From the data, return each line holding the word "base".

Records supplied START

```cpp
template <int L, class IO> struct PersistGrid {
    static int wg_per_cu(int base, size_t) { return base; }
};
#ifndef KOFFT_RFFT6_WG
#define KOFFT_RFFT6_WG 3
#endif
template <> struct PersistGrid<6, RfftIO<float>> { static int wg_per_cu(int, size_t) { return KOFFT_RFFT6_WG; } };
template <> struct PersistGrid<7, RfftIO<float>> { static int wg_per_cu(int base, size_t) { return base / 2; } };
template <> struct PersistGrid<8, RfftIO<float>> { static int wg_per_cu(int base, size_t) { return base / 2; } };
template <> struct PersistGrid<9, RfftIO<float>> { static int wg_per_cu(int base, size_t) { return base / 2; } };
template <> struct PersistGrid<10, RfftIO<float>> {
    static int wg_per_cu(int base, size_t input_bytes) { return input_bytes > (size_t(1) << 30) ? base / 2 : base; }
};

template <typename T, int L, int EPI, class IO>
int launch_persist(kofft_hip_ctx *ctx, const IO &io, const cpx<T> *tw, size_t batch)
{
    using Cfg = PersistCfg<L, IO>;
    constexpr int RL = Cfg::RL;
    constexpr int XPB = Cfg::BLOCK / ((1 << L) >> RL);
    constexpr size_t lds = (size_t)XPB * Cfg::NBUF * persist_slot_elems(L) * sizeof(cpx<T>) +
                           (Cfg::kInvInLds ? (size_t)(1 << L) * sizeof(typename IO::Inv) : 0) +
                           (EPI == EPI_RFFT ? (size_t)(1 << L) * sizeof(cpx<T>) : 0) +
                           (Cfg::kTwLastInLds ? (size_t)(1 << L) / 2 * sizeof(cpx<T>) : 0);
    static_assert(lds * Cfg::WG_PER_CU <= 160 * 1024, "LDS budget");
    auto kern = fft_persist_kernel<T, L, RL, EPI, IO, Cfg>;
    {
        static std::atomic<unsigned long long> attr_done{0};
        const int arc = set_dyn_lds_once(ctx, attr_done, reinterpret_cast<const void *>(kern), lds);
        if (arc) return arc;
    }
    size_t blocks = (size_t)ctx->num_cus * PersistGrid<L, IO>::wg_per_cu(Cfg::WG_PER_CU, batch * sizeof(cpx<T>) << L);
    if (ctx->persist_grid_pct > 0) blocks = blocks * (size_t)ctx->persist_grid_pct / 100;
    if (blocks < 1) blocks = 1;
    const size_t need = (batch + XPB - 1) / XPB;
    if (blocks > need) blocks = need;
    hipLaunchKernelGGL(kern, dim3((unsigned)blocks), dim3(Cfg::BLOCK), lds, ctx->stream, io, tw, batch);
    KOFFT_HIP_TRY(ctx, hipGetLastError());
    return KOFFT_OK;
}

template <typename T, int LA, int LB, class IO>
int launch_split(kofft_hip_ctx *ctx, const IO &io, const cpx<T> *tw, size_t batch)
{
    using Gm = SplitGeom<LA, LB>;
    constexpr size_t lds = 2 * (size_t)Gm::N * sizeof(cpx<T>) + 16;
    static_assert(lds <= 160 * 1024, "LDS budget");
    auto kern = fft_split_persist_kernel<T, LA, LB, IO>;
    {
        static std::atomic<unsigned long long> attr_done{0};
        const int arc = set_dyn_lds_once(ctx, attr_done, reinterpret_cast<const void *>(kern), lds);
        if (arc) return arc;
    }
    size_t blocks = (size_t)ctx->num_cus;
    if (ctx->persist_grid_pct > 0) blocks = blocks * (size_t)ctx->persist_grid_pct / 100;
    if (blocks < 1) blocks = 1;
    if (blocks > batch) blocks = batch;
    hipLaunchKernelGGL(kern, dim3((unsigned)blocks), dim3(Gm::TPT), lds, ctx->stream, io, tw, batch);
    KOFFT_HIP_TRY(ctx, hipGetLastError());
    return KOFFT_OK;
// ... 292 lines not shown
```

kofft_amd/csrc/k_complex_f32.hip:

```cpp
#include "complex_impl.hip.h"

namespace kofft {
namespace host {
extern template int fft_big_dev<float, false>(kofft_hip_ctx *, const float *, float *, size_t, size_t);
extern template int fft_big_dev<float, true>(kofft_hip_ctx *, const float *, float *, size_t, size_t);
extern template int fft_bluestein_dev<float, false>(kofft_hip_ctx *, const float *, float *, size_t, size_t);
extern template int fft_bluestein_dev<float, true>(kofft_hip_ctx *, const float *, float *, size_t, size_t);
template int fft_dev<float>(kofft_hip_ctx *, const float *, float *, size_t, size_t, int);
template int fft_radix4_dev<float>(kofft_hip_ctx *, const float *, float *, size_t, size_t, int);
}
}

#if defined(KOFFT_RF_STAMPS)
extern "C" int kofft_hip_exp_rf_stamps_f32(void *out, size_t bytes)
{
    return hipMemcpyFromSymbol(out, HIP_SYMBOL(kofft::g_rf_stamps), bytes) == hipSuccess ? 0 : -1;
}
#endif
```

kofft_amd/csrc/kofft_hip.hip:

```cpp
#include "host_common.hip.h"
#include "host_layout.h"

#include <algorithm>
#include <condition_variable>
#include <mutex>
#include <thread>

using namespace kofft;
using namespace kofft::host;

namespace {

template <class Up, class Run, class Down>
int pipeline_chunks(kofft_hip_ctx *ctx, size_t nchunks, Up up, Run run, Down down)
{
    hipStream_t s_in = nullptr, s_out = nullptr;
    std::vector<hipEvent_t> uploaded(nchunks, nullptr), done(nchunks, nullptr);
    auto cleanup = [&]() {
        for (size_t c = 0; c < nchunks; ++c) {
            if (uploaded[c]) (void)hipEventDestroy(uploaded[c]);
            if (done[c]) (void)hipEventDestroy(done[c]);
        }
        if (s_in) (void)hipStreamDestroy(s_in);
        if (s_out) (void)hipStreamDestroy(s_out);
// ... 509 lines not shown
    if (const char *e = getenv("KOFFT_HIP_BLUESTEIN_FUSED")) ctx->blue_fused = !(e[0] == '0');
    if (const char *e = getenv("KOFFT_HIP_BLUESTEIN_ONE")) ctx->blue_one_kernel = !(e[0] == '0');
    if (const char *e = getenv("KOFFT_HIP_BIG_NARROW")) ctx->big_narrow = !(e[0] == '0');
    if (const char *e = getenv("KOFFT_HIP_BIG_FIRST11")) ctx->big_first11 = !(e[0] == '0');
    if (const char *e = getenv("KOFFT_HIP_ND_TWO_PASS")) ctx->nd_two_pass = !(e[0] == '0');
    if (const char *e = getenv("KOFFT_HIP_ND_FUSED")) ctx->nd_fused = !(e[0] == '0');
    if (const char *e = getenv("KOFFT_HIP_BIG_ROW_PAIRS")) ctx->big_row_pairs = !(e[0] == '0');
    if (const char *e = getenv("KOFFT_HIP_BIG_BLOCKED")) ctx->big_blocked = !(e[0] == '0');
    if (const char *e = getenv("KOFFT_HIP_BIG_PROBE")) ctx->big_probe = atoi(e);
    if (const char *e = getenv("KOFFT_HIP_BIG_CHUNK_MB")) {
        const long mb = atol(e);
        if (mb > 0) ctx->big_chunk_bytes = (size_t)mb << 20;
    }
    {
        hipDeviceProp_t prop;
        if (hipGetDeviceProperties(&prop, device) == hipSuccess && prop.multiProcessorCount > 0)
            ctx->num_cus = prop.multiProcessorCount;
    }
    if (hipStreamCreateWithFlags(&ctx->own_stream, hipStreamNonBlocking) != hipSuccess) {
        delete ctx;
        return KOFFT_ERR_HIP;
    }
    ctx->stream = ctx->own_stream;
    *out = ctx;
    return KOFFT_OK;
}

int kofft_hip_destroy(kofft_hip_ctx *ctx)
{
    if (!ctx) return KOFFT_ERR_NULL;
    (void)hipSetDevice(ctx->device);
    (void)hipStreamSynchronize(ctx->stream);
    for (auto &kv : ctx->tables) (void)hipFree(kv.second);
    spectral_drop(ctx);
    drop_host_buffers(ctx);
    if (ctx->big_tmp && !ctx->big_tmp_external) (void)hipFree(ctx->big_tmp);
    if (ctx->blue_tmp) (void)hipFree(ctx->blue_tmp);
    if (ctx->real_tmp) (void)hipFree(ctx->real_tmp);
    if (ctx->rows_tmp) (void)hipFree(ctx->rows_tmp);
    if (ctx->order_event) (void)hipEventDestroy(ctx->order_event);
    if (ctx->own_stream) (void)hipStreamDestroy(ctx->own_stream);
    delete ctx;
    return KOFFT_OK;
}

int kofft_hip_set_stream(kofft_hip_ctx *ctx, void *hip_stream)
{
    if (!ctx) return KOFFT_ERR_NULL;
    hipStream_t next = hip_stream ? static_cast<hipStream_t>(hip_stream) : ctx->own_stream;
    if (next == ctx->stream) return KOFFT_OK;
    KOFFT_HIP_TRY(ctx, hipSetDevice(ctx->device));
    if (!ctx->order_event) KOFFT_HIP_TRY(ctx, hipEventCreateWithFlags(&ctx->order_event, hipEventDisableTiming));
    KOFFT_HIP_TRY(ctx, hipEventRecord(ctx->order_event, ctx->stream));
    KOFFT_HIP_TRY(ctx, hipStreamWaitEvent(next, ctx->order_event, 0));
    ctx->stream = next;
    return KOFFT_OK;
}

int kofft_hip_synchronize(kofft_hip_ctx *ctx)
{
    if (!ctx) return KOFFT_ERR_NULL;
    KOFFT_HIP_TRY(ctx, hipStreamSynchronize(ctx->stream));
// ... 254 lines not shown
{
    return hilbert_dev(ctx, d_in, d_out, n, batch);
}
int kofft_hip_set_cepstrum_fused(kofft_hip_ctx *ctx, int on)
{
    if (!ctx) return KOFFT_ERR_NULL;
    ctx->cepstrum_fused = on != 0;
    return KOFFT_OK;
}
int kofft_hip_cepstrum_f32(kofft_hip_ctx *ctx, const float *in, float *out, size_t n, size_t batch)
{
    return cepstrum_host(ctx, in, out, n, batch);
}
int kofft_hip_cepstrum_f32_dev(kofft_hip_ctx *ctx, const float *d_in, float *d_out, size_t n, size_t batch)
{
    return cepstrum_dev(ctx, d_in, d_out, n, batch);
}
int kofft_hip_set_direct_tiled(kofft_hip_ctx *ctx, int on)
{
    if (!ctx) return KOFFT_ERR_NULL;
    ctx->direct_tiled = on != 0;
    return KOFFT_OK;
}
int kofft_hip_set_wavelet_fused(kofft_hip_ctx *ctx, int on)
{
    if (!ctx) return KOFFT_ERR_NULL;
    if (on < 0 || on > 2) return KOFFT_ERR_INVALID_VALUE;
    ctx->wavelet_fused = on;
    return KOFFT_OK;
}
int kofft_hip_dwt_f32(kofft_hip_ctx *ctx, int wavelet, const float *in, float *approx, float *detail, size_t len, size_t batch)
{
    return dwt_host(ctx, wavelet, in, approx, detail, len, batch);
}
int kofft_hip_dwt_f32_dev(kofft_hip_ctx *ctx, int wavelet, const float *d_in, float *d_approx, float *d_detail, size_t len, size_t batch)
{
    return dwt_dev(ctx, wavelet, d_in, d_approx, d_detail, len, batch);
}
int kofft_hip_idwt_f32(kofft_hip_ctx *ctx, int wavelet, const float *approx, const float *detail, float *out, size_t n, size_t batch)
{
    return idwt_host(ctx, wavelet, approx, detail, out, n, batch);
}
int kofft_hip_idwt_f32_dev(kofft_hip_ctx *ctx, int wavelet, const float *d_approx, const float *d_detail, float *d_out, size_t n, size_t batch)
{
    return idwt_dev(ctx, wavelet, d_approx, d_detail, d_out, n, batch);
}
// ... 268 lines not shown
```

Measured before the change: 356.2.

## Add dynamic atomic work-claiming tail for 4096-point complex f32 persistent FFT

For the 4096-point complex f32 persistent kernel, blocks walk the first part of the batch in a static grid stride, then claim the remaining rows (by default the last quarter) through a global atomic counter. The next ticket is fetched during the transform and handed to the block through LDS at an existing barrier. The aim is to even out tail imbalance between workgroups. The cost is atomic traffic, a reset protocol run by the last block to leave, an extra device allocation per context, and optional timestamp instrumentation.

```diff
diff --git a/include/kofft_hip.h b/include/kofft_hip.h
--- a/include/kofft_hip.h
+++ b/include/kofft_hip.h
@@ -104,6 +104,7 @@
 int kofft_hip_dst_direct_f32(kofft_hip_ctx *ctx, int type, const float *in, float *out, size_t n, size_t batch);
 int kofft_hip_dst_direct_f32_dev(kofft_hip_ctx *ctx, int type, const float *d_in, float *d_out, size_t n, size_t batch);
 int kofft_hip_set_direct_tiled(kofft_hip_ctx *ctx, int on);
+int kofft_hip_set_persist_claim_pct(kofft_hip_ctx *ctx, int pct);
 int kofft_hip_dct_direct_table_f32(int type, size_t n, float *C);
 int kofft_hip_dst_direct_table_f32(int type, size_t n, float *C);
 int kofft_hip_dst_planner_table_f32(int type, size_t n, float *out);
diff --git a/kofft_amd/_lib.py b/kofft_amd/_lib.py
--- a/kofft_amd/_lib.py
+++ b/kofft_amd/_lib.py
@@ -79,6 +79,7 @@
     "kofft_hip_dst_direct_f32": (C.c_int, [_ctx, C.c_int, C.c_void_p, C.c_void_p, _sz, _sz]),
     "kofft_hip_dst_direct_f32_dev": (C.c_int, [_ctx, C.c_int, C.c_void_p, C.c_void_p, _sz, _sz]),
     "kofft_hip_set_direct_tiled": (C.c_int, [_ctx, C.c_int]),
+    "kofft_hip_set_persist_claim_pct": (C.c_int, [_ctx, C.c_int]),
     "kofft_hip_dct_direct_table_f32": (C.c_int, [C.c_int, _sz, C.c_void_p]),
     "kofft_hip_dst_direct_table_f32": (C.c_int, [C.c_int, _sz, C.c_void_p]),
     "kofft_hip_dst_planner_table_f32": (C.c_int, [C.c_int, _sz, C.c_void_p]),
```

Records supplied END

» **Task solution**
    static int wg_per_cu(int base, size_t) { return base; }
template <> struct PersistGrid<7, RfftIO<float>> { static int wg_per_cu(int base, size_t) { return base / 2; } };
template <> struct PersistGrid<8, RfftIO<float>> { static int wg_per_cu(int base, size_t) { return base / 2; } };
template <> struct PersistGrid<9, RfftIO<float>> { static int wg_per_cu(int base, size_t) { return base / 2; } };
    static int wg_per_cu(int base, size_t input_bytes) { return input_bytes > (size_t(1) << 30) ? base / 2 : base; }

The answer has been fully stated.